The House and Senate adjourned Tuesday evening without reaching an agreement to fund and reopen the federal government. The Republican-controlled House refused to pass a budget resolution unless it delays the implementation of Obamacare, and the Senate Democrats refused to gut the president’s signature achievement in exchange for six weeks of government funding.
As a result, the government shutdown continues, increasing the likelihood that thousands of government employees will be furloughed, and the economy will be harmed by an extended closure.
As we wrote on Monday, this shutdown — the first since the Gingrich Congress of the mid-1990s — is an embarrassing display of legislative gridlock unmatched in the world’s developed countries. Only in the United States could a minority party attempt to block duly passed legislation by holding the country’s economy ransom.
But let’s not forget why we’re in this mess in the first place. Many of the media accounts on this issue have been filled with false equivalence, headlines that portray the conflict in Congress as a battle between the parties as if they are equally to blame for the nation’s current predicament. Make no mistake; the government shutdown is the fault of the House GOP’s scorched-earth political strategy.

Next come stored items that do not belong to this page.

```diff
diff --git a/bath_amd/csrc/bath_profile.hip b/bath_amd/csrc/bath_profile.hip
--- a/bath_amd/csrc/bath_profile.hip
+++ b/bath_amd/csrc/bath_profile.hip
@@ -326,16 +326,21 @@
 
   static const bool wide = [] { const char *e = std::getenv("BATH_HIP_SSV_WIDE"); return e && e[0] == '1'; }();
   static const int g2max = [] { const char *e = std::getenv("BATH_HIP_SSV_G2_MAX"); return e ? std::atoi(e) : 304; }();
-  int G = (!wide && M > 152 && M <= g2max) ? 2 : 1;
+  static const int narrow_min = [] { const char *e = std::getenv("BATH_HIP_SSV_NARROW_MIN"); return e ? std::atoi(e) : 153; }();
+  int G = (!wide && M >= narrow_min && M <= g2max) ? 2 : 1;
   while (G < 8 && M > 416 * G) G *= 2;
   if (M > 416 * G) { ctx->set_error("model longer than 3328 nodes"); delete om; return BATH_EINVAL; }
   int NR = ((M + G - 1) / G + 1) / 2;
-  if (G == 1 && NR <= 112) NR = (NR + 3) / 4 * 4;
+  if (G == 1 && NR <= 76) NR += (NR % 4 == 3);
+  else if (G == 1 && NR <= 112) NR = (NR + 3) / 4 * 4;
+  else if (G == 2 && NR <= 38) NR = std::max(32, (NR + 1) / 2 * 2);
   else if (G == 2 && NR <= 76) NR = NR <= 40 ? 40 : (NR <= 72 ? (NR + 7) / 8 * 8 : 76);
   else NR = std::max((NR + 15) / 16 * 16, G > 1 ? 112 : 16);
   NR = std::max(NR, 16);
   om->NR = NR; om->G = G;
-  om->ssv_row_bytes = 16 * ((NR * G / 4 + 1) | 1);
+  const int NRt = ssv_tile_regs(NR);
+  om->ssv_row_bytes = 16 * ((NRt * G / 4 + 1) | 1);
+  const int msv_NR = std::max(16, ((M + 1) / 2 + 3) / 4 * 4);
   {
     size_t rowsz = (size_t)om->ssv_row_bytes / 2;
     auto half_bits = [](float v) { const _Float16 h = (_Float16)v; int16_t b; std::memcpy(&b, &h, 2); return b; };
@@ -344,16 +349,19 @@
       for (int k = 1; k <= M; k++) {
         const int g = (k - 1) / (2 * NR), q = (k - 1) - g * 2 * NR;
         const int cost = std::min((int)om->rb[x * W + k] - (int)om->bias_b, 127);
-        tab[x * rowsz + (size_t)g * 2 * NR + 2 * (q % NR) + q / NR] = half_bits(-(float)cost / 2048.0f);
+        tab[x * rowsz + (size_t)g * 2 * NRt + 2 * (NRt - NR + q % NR) + q / NR] = half_bits(-(float)cost / 2048.0f);
       }
     BATH_HIP_TRY(ctx, upload(&om->d_ssv, tab.data(), tab.size(), ctx->stream));
-    if (G == 1 && NR <= 76) {
-      std::vector<int16_t> mtab((size_t)kSsvRows * rowsz, half_bits(-1.0f));
+    if (msv_NR <= 76) {
+      om->msv_NR = msv_NR;
+      om->msv_row_bytes = 16 * ((msv_NR / 4 + 1) | 1);
+      const size_t mrowsz = (size_t)om->msv_row_bytes / 2;
+      std::vector<int16_t> mtab((size_t)kSsvRows * mrowsz, half_bits(-1.0f));
       for (int x = 0; x < kKp; x++)
         for (int k = 1; k <= M; k++) {
           const int q = k - 1;
           const int inc = (int)om->bias_b - (int)om->rb[x * W + k];
-          mtab[x * rowsz + 2 * (q % NR) + q / NR] = half_bits((float)inc / 2048.0f);
+          mtab[x * mrowsz + 2 * (q % msv_NR) + q / msv_NR] = half_bits((float)inc / 2048.0f);
         }
       BATH_HIP_TRY(ctx, upload(&om->d_msv, mtab.data(), mtab.size(), ctx->stream));
     }
```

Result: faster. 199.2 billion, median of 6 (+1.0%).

This shutdown ultimately came about because there is no federal budget on the books. Earlier this year, the House and Senate both passed budgets, but Paul Ryan, the chairman of the House Budget Committee, didn’t convene any bicameral negotiations to actually attempt to pass a budget.

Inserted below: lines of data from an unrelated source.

template <int NT>
__global__ void __launch_bounds__(NTHREADS, 1) k_conv_umma(const ConvArgs a, const __grid_constant__ ConvMaps maps) {
  extern __shared__ __align__(1024) uint8_t smem_raw[];
  const int chunks = a.KB / 8;
  const uint32_t a_half_bytes = (uint32_t)chunks * a.HP * 16;
  const uint32_t a_stage_bytes = 2 * a_half_bytes;
  constexpr uint32_t b_step_bytes = 64u * NT;
  const uint32_t b_stage_bytes = (uint32_t)(a.KB / 16) * b_step_bytes;
  uint8_t* a_base = smem_raw;
  uint8_t* b_base = a_base + (size_t)a.SA * a_stage_bytes;
  uint8_t* raw_base = smem_raw + a.raw_off;
  int* pinfo = reinterpret_cast<int*>(raw_base + (size_t)a.RA * a.raw_stage);
  unsigned long long* stat_s = reinterpret_cast<unsigned long long*>(pinfo + PPT * NPROD);
  uint64_t* bars = reinterpret_cast<uint64_t*>(stat_s + (a.stats ? a.NJ * 2 * NT : 0));
  const uint32_t bar0 = smem_u32(bars);
  auto A_FULL = [&](int i) { return bar0 + 8u * i; };
  auto A_EMPTY = [&](int i) { return bar0 + 8u * (a.SA + i); };
  auto B_FULL = [&](int i) { return bar0 + 8u * (2 * a.SA + i); };
  auto B_EMPTY = [&](int i) { return bar0 + 8u * (2 * a.SA + a.NB + i); };
  auto R_FULL = [&](int i) { return bar0 + 8u * (2 * a.SA + 2 * a.NB + i); };
  const int groups_n = a.tiles_n / a.NPI;

  const int tid = threadIdx.x, warp = tid >> 5, lane = tid & 31;
  const int taps = a.ks * a.ks;

  if (tid == 0) {
    for (int i = 0; i < a.SA; ++i) { mbar_init(A_FULL(i), NPROD); mbar_init(A_EMPTY(i), 8); }
    for (int i = 0; i < a.NB; ++i) { mbar_init(B_FULL(i), 1); mbar_init(B_EMPTY(i), 8); }
    for (int i = 0; i < a.RA; ++i) mbar_init(R_FULL(i), 1);
    fence_barrier_init();
  }
  if (a.stats)
    for (int i = tid; i < a.NJ * 2 * NT; i += NTHREADS) stat_s[i] = 0ull;
  __syncthreads();

  if (warp < W_LOAD) {
    const bool has_tab = a.tab != nullptr;
    const uint32_t rowb = (uint32_t)a.KB * 4, smask = a.KB == 32 ? 7u : 3u;
    auto tile_b0_of = [&](int t) {
      const int q_first = (t / groups_n) * MT - a.halo0;
      return q_first <= 0 ? 0 : min(a.B - 1, q_first / a.Pimg);
    };
    const uint32_t raw0 = smem_u32(raw_base);
    const uint32_t main_bytes = (uint32_t)a.nbox * a.boxn * rowb, ctr_bytes = (uint32_t)MT * rowb;
    const uint32_t tab_bytes = (uint32_t)a.tab_nb * a.KB * (a.tab_planar ? 12 : 16);
    int it = blockIdx.x, ikb = 0, ig = 0;
    auto issue_next = [&]() {
      if (it >= a.ntiles) return;
      const int p0 = (it / groups_n) * MT;
      const bool seg2 = ikb >= a.nKB0;
      int si, cc0;
      if (!seg2) {
        const int c0 = ikb * a.KB;
        if (c0 < a.C0) { si = 0; cc0 = c0; } else { si = 1; cc0 = c0 - a.C0; }
      } else {
        const int c0 = (ikb - a.nKB0) * a.KB;
        if (c0 < a.C2) { si = 2; cc0 = c0; } else { si = 3; cc0 = c0 - a.C2; }
      }
      const bool use_tab = has_tab && !seg2;
      const uint32_t dst = raw0 + (uint32_t)(ig % a.RA) * a.raw_stage;
      const uint32_t bar = R_FULL(ig % a.RA);
      mbar_arrive_expect_tx(bar, (seg2 ? ctr_bytes : main_bytes) + (use_tab ? tab_bytes : 0u));
      if (seg2) {
        tma_load_2d(dst, &maps.src[si], cc0, first_raw(a, p0), bar);
      } else {
        const int r0 = first_raw(a, p0 - a.halo0);
        for (int i = 0; i < a.nbox; ++i)
          tma_load_2d(dst + (uint32_t)i * a.boxn * rowb, &maps.src[si], cc0, r0 + i * a.boxn, bar);
      }
      if (use_tab) {
        if (a.tab_planar) tma_load_3d(dst + a.tab_off, &maps.tab, ikb * a.KB, 0, tile_b0_of(it), bar);
        else tma_load_2d(dst + a.tab_off, &maps.tab, 4 * ikb * a.KB, tile_b0_of(it), bar);
      }
      ++ig;
      if (++ikb == a.nKB) { ikb = 0; it += gridDim.x; }
    };
    if (tid == 0)
      for (int i = 0; i < a.RA - 1; ++i) issue_next();
    int g = 0;
    for (int t = blockIdx.x; t < a.ntiles; t += gridDim.x) {
      const int p0 = (t / groups_n) * MT;
      const int tb0 = tile_b0_of(t);
      const int raw_m = first_raw(a, p0 - a.halo0), raw_c = first_raw(a, p0);
      for (int h = tid; h < a.HP; h += NPROD) {
        int b = tb0;
        const int pix = decode_pos(a, p0 - a.halo0 + h, b);
        pinfo[h] = pix < 0 ? -1 : ((b - tb0) << 16) | (pix - raw_m);
      }
      for (int kb = 0; kb < a.nKB; ++kb, ++g) {
        const int st = g % a.SA;
        const bool seg2 = kb >= a.nKB0;
        const bool use_tab = has_tab && !seg2;
        const int h_lo = seg2 ? a.halo0 : 0, h_hi = seg2 ? a.halo0 + MT : a.HP;
        const int roff = seg2 ? raw_c - raw_m : 0;
        named_bar_sync(1, NPROD);
        if (tid == 0) issue_next();
        mbar_wait(A_EMPTY(st), ((g / a.SA) & 1) ^ 1);
        const int rs = g % a.RA;
        mbar_wait(R_FULL(rs), (g / a.RA) & 1);
        const uint8_t* raw = raw_base + (size_t)rs * a.raw_stage;
        const float* tsm = reinterpret_cast<const float*>(raw + a.tab_off);
        uint8_t* hi_base = a_base + (size_t)st * a_stage_bytes;
        uint8_t* lo_base = hi_base + a_half_bytes;
        const int h0 = h_lo + (tid - h_lo % NPROD + NPROD) % NPROD;
#pragma unroll 1
        for (int h = h0; h < h_hi; h += NPROD) {
          const int info = pinfo[h];
          const bool pad = info < 0;
          const int bidx = info >> 16;
          const uint32_t row = (uint32_t)((info & 0xffff) - roff);
          float4 rv[8];
#pragma unroll
          for (int j = 0; j < 8; ++j)
            if (j < 2 * chunks) {
              const uint32_t off = row * rowb + 16u * j;
              rv[j] = pad ? make_float4(0.f, 0.f, 0.f, 0.f)
                          : *reinterpret_cast<const float4*>(raw + (off ^ (((off >> 7) & smask) << 4)));
            }
#pragma unroll
          for (int ch = 0; ch < 4; ++ch) {
            if (ch < chunks) {
              uint4 hv = make_uint4(0u, 0u, 0u, 0u), lv = hv;
              if (!pad) {
                float v[8] = {rv[2 * ch].x, rv[2 * ch].y, rv[2 * ch].z, rv[2 * ch].w,
                              rv[2 * ch + 1].x, rv[2 * ch + 1].y, rv[2 * ch + 1].z, rv[2 * ch + 1].w};
                if (use_tab) {
                  if (a.tab_planar) {
                    const float* tb = tsm + bidx * 3 * a.KB + ch * 8;
#pragma unroll
                    for (int e = 0; e < 8; ++e) v[e] = fmaf(v[e] - tb[e], tb[a.KB + e], tb[2 * a.KB + e]);
                  } else {
                    const float4* tb = reinterpret_cast<const float4*>(tsm) + bidx * a.KB + ch * 8;
#pragma unroll
                    for (int e = 0; e < 8; ++e) {
                      const float4 tv = tb[e];
                      v[e] = fmaf(v[e] - tv.x, tv.y * tv.z, tv.w);
                    }
                  }
                  if (a.act_in) silu_fast8(v);
                }
                uint32_t hw[4], lw[4];
#pragma unroll
                for (int e = 0; e < 4; ++e) split2(v[2 * e], v[2 * e + 1], hw[e], lw[e]);
                hv = make_uint4(hw[0], hw[1], hw[2], hw[3]);
                lv = make_uint4(lw[0], lw[1], lw[2], lw[3]);
              }
              const size_t off = ((size_t)ch * a.HP + h) * 16;
              *reinterpret_cast<uint4*>(hi_base + off) = hv;
              *reinterpret_cast<uint4*>(lo_base + off) = lv;
            }
          }
        }
        fence_proxy_async();
        mbar_arrive(A_FULL(st));
      }
    }
  } else if (warp == W_LOAD) {
    if (elect_one()) {
      const uint32_t b0 = smem_u32(b_base);
      const int per_tile = a.nKB0 * taps + (a.nKB - a.nKB0);
      int st = 0, ph = 1;
      for (int t = blockIdx.x; t < a.ntiles; t += gridDim.x)
       for (int j = 0; j < a.NPI; ++j) {
        const int nt = (t % groups_n) * a.NPI + j;
        const uint8_t* wsrc = reinterpret_cast<const uint8_t*>(a.wpk) + (size_t)nt * per_tile * b_stage_bytes;
        for (int i = 0; i < per_tile; ++i) {
          mbar_wait(B_EMPTY(st), ph);
          mbar_arrive_expect_tx(B_FULL(st), b_stage_bytes);
          bulk_g2s(b0 + (uint32_t)st * b_stage_bytes, wsrc + (size_t)i * b_stage_bytes, b_stage_bytes, B_FULL(st));
          if (++st == a.NB) { st = 0; ph ^= 1; }
        }
      }
    }
    __syncwarp();
  } else {
    const int wg = (warp - W_CONS) >> 2;
    const int wq = (warp - W_CONS) & 3;
    const int ksteps = a.KB / 16;
    const uint32_t a_lbo = (uint32_t)a.HP * 16;
    const uint64_t a_proto = make_desc(0, a_lbo, 128), b_proto = make_desc(0, NT * 16, 128);
    const uint32_t a_half16 = a_half_bytes >> 4, b_lo16 = 2u * NT;
    const uint32_t a0_16 = smem_u32(a_base) >> 4, b0_16 = smem_u32(b_base) >> 4;
    const uint32_t a_stage16 = a_stage_bytes >> 4, b_stage16 = b_stage_bytes >> 4;
    const uint32_t a_lbo16 = a_lbo >> 4;
    int bst = 0, bph = 0, g0 = 0;
    for (int t = blockIdx.x; t < a.ntiles; t += gridDim.x, g0 += a.nKB)
     for (int j = 0; j < a.NPI; ++j) {
      const int p0 = (t / groups_n) * MT;
      const int n0 = ((t % groups_n) * a.NPI + j) * NT;
      const bool last_n = j == a.NPI - 1;
      float acc[NT / 2];
#pragma unroll
      for (int i = 0; i < NT / 2; ++i) acc[i] = 0.f;
      int pend_b = -1, pend_a = -1;
      for (int kb = 0; kb < a.nKB; ++kb) {
        const int g = g0 + kb;
        const int st = g % a.SA;
        mbar_wait(A_FULL(st), (g / a.SA) & 1);
        const uint32_t a_hi16 = a0_16 + (uint32_t)st * a_stage16 + (uint32_t)(a.halo0 + 64 * wg);
        const int ntap = (kb < a.nKB0) ? taps : 1;
        for (int tap = 0; tap < ntap; ++tap) {
          mbar_wait(B_FULL(bst), bph);
          const int shift = (a.ks == 3 && kb < a.nKB0) ? ((tap / 3 - 1) * a.Wp + (tap % 3 - 1)) : 0;
          const uint32_t a_tap16 = a_hi16 + (uint32_t)shift;
          const uint32_t b_tap16 = b0_16 + (uint32_t)bst * b_stage16;
          wgmma_fence();
#pragma unroll 1
          for (int s = 0; s < ksteps; ++s) {
            const uint64_t dbh = desc_add(b_proto, b_tap16 + (uint32_t)s * (b_step_bytes >> 4));
            const uint64_t dbl = desc_add(dbh, b_lo16);
            const uint64_t dah = desc_add(a_proto, a_tap16 + (uint32_t)(2 * s) * a_lbo16);
            const uint64_t dal = desc_add(dah, a_half16);
            wgmma_ss<NT>(acc, dah, dbh, 1);
            if (a.split & 1) wgmma_ss<NT>(acc, dal, dbh, 1);
            if (a.split & 2) wgmma_ss<NT>(acc, dah, dbl, 1);
          }
          wgmma_commit();
          wgmma_wait<1>();
          if (pend_b >= 0 && lane == 0) mbar_arrive(B_EMPTY(pend_b));
          if (pend_a >= 0 && lane == 0) mbar_arrive(A_EMPTY(pend_a));
          pend_b = bst;
          pend_a = (tap == ntap - 1 && last_n) ? st : -1;
          if (++bst == a.NB) { bst = 0; bph ^= 1; }
        }
      }
      wgmma_wait<0>();
#pragma unroll
      for (int i = 0; i < NT / 2; ++i) reg_fence(acc[i]);
      if (lane == 0) { mbar_arrive(B_EMPTY(pend_b)); if (pend_a >= 0) mbar_arrive(A_EMPTY(pend_a)); }

      const int r0 = 64 * wg + 16 * wq + (lane >> 2);
      const int cq = 2 * (lane & 3);
      int pix[2], slot[2];
      const int tile_b0 = min(a.B - 1, p0 / a.Pimg);
#pragma unroll
      for (int i = 0; i < 2; ++i) {
        int b = 0;
        pix[i] = decode_pos(a, p0 + r0 + 8 * i, b);
        slot[i] = pix[i] >= 0 ? b - tile_b0 : -1;
      }
      unsigned jmask = 0;
      if (a.stats) {
#pragma unroll 1
        for (int jj = 0; jj < a.NJ; ++jj)
          if (__ballot_sync(0xffffffffu, slot[0] == jj || slot[1] == jj)) jmask |= 1u << jj;
      }
#pragma unroll
      for (int j = 0; j < NT / 8; ++j) {
        const int n = n0 + 8 * j + cq;
        const float2 bv = a.bias ? __ldg(reinterpret_cast<const float2*>(a.bias + n)) : make_float2(0.f, 0.f);
        float v[2][2];
#pragma unroll
        for (int i = 0; i < 2; ++i) {
          float2 rv = make_float2(0.f, 0.f);
          if (a.res && pix[i] >= 0) rv = __ldg(reinterpret_cast<const float2*>(a.res + (long long)pix[i] * a.Cout + n));
          float x0 = (acc[4 * j + 2 * i] * a.wscale + bv.x + rv.x) * a.oscale;
          float x1 = (acc[4 * j + 2 * i + 1] * a.wscale + bv.y + rv.y) * a.oscale;
          if (a.act_out) { x0 = silu_f(x0); x1 = silu_f(x1); }
          v[i][0] = x0; v[i][1] = x1;
          if (pix[i] >= 0) *reinterpret_cast<float2*>(a.dst + (long long)pix[i] * a.Cout + n) = make_float2(x0, x1);
        }
        if (a.stats) {
#pragma unroll 1
          for (int jj = 0; jj < a.NJ; ++jj) {
            if (!(jmask & (1u << jj))) continue;
#pragma unroll
            for (int e = 0; e < 2; ++e) {
              long long s1 = 0;
              unsigned long long s2 = 0;
#pragma unroll
              for (int i = 0; i < 2; ++i) {
                if (slot[i] == jj) {
                  const int xi = __float2int_rn(v[i][e] * STAT_SCALE);
                  s1 += xi;
                  s2 += (unsigned long long)((long long)xi * (long long)xi);
                }
              }
#pragma unroll
              for (int o = 4; o <= 16; o <<= 1) {
                s1 += __shfl_xor_sync(0xffffffffu, s1, o);
                s2 += __shfl_xor_sync(0xffffffffu, s2, o);
              }
              if (lane < 4) {
                unsigned long long* sp = stat_s + (size_t)jj * 2 * NT + 8 * j + cq + e;
                atomicAdd(sp, (unsigned long long)s1);
                atomicAdd(sp + NT, s2);
              }
            }
          }
        }
      }
      if (a.stats) {
        named_bar_sync(2, 256);
        const int et = tid - W_CONS * 32;
        unsigned long long* gp = a.stats + (size_t)(p0 / MT) * a.NJ * 2 * a.Cout;
        for (int i = et; i < a.NJ * 2 * NT; i += 256) {
          const int jp = i / NT, n = i - jp * NT;
          gp[(size_t)jp * a.Cout + n0 + n] = stat_s[i];
          stat_s[i] = 0ull;
        }
        named_bar_sync(2, 256);
      }
    }
  }
}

Instead, Ryan and the House Republicans planned to use the threat of a government shutdown and, later, the debt ceiling in order to extract concessions in the budget fight.
In other words, the Republicans have been waiting for these twin crises to leverage an agenda — defunding Obamacare and cutting government spending chief among their goals — that would otherwise have no hope of passing.
The House Republicans’ tactics have cost them already in terms of public esteem. According to a Washington Post/ABC News poll released Monday, only 26 percent of Americans approve of the way the House GOP has handled the negotiations over the federal budget and shutdown, and 63 percent disapprove.
If the Republicans hope to save face politically, and if the country is to return to a relative legislative health, they must give up on their blackmail tactics, agree to reopen the government, and raise the debt ceiling.
If they refuse to release their economic hostages and this fight spills over to the coming debt-ceiling debate, the GOP could really trash the economy. In mid-October, Congress will have to raise the country’s borrowing limit so the government can pay its bills. If that doesn’t happen, the country could default on its debts, which would cause a chain reaction of economic doom.
Unfortunately, early indications are that the House Republicans plan to tie any proposal to raise the debt ceiling to a delay of Obamacare, a plan that must done away with.
In 2011, President Obama and the congressional Democrats made the mistake of negotiating with the Republicans on the debt ceiling and validating their hostage-taking tactics. Today, the Democrats need to stick to their guns and refuse to bend to the will of the House Republicans, lest their tactics be validated again.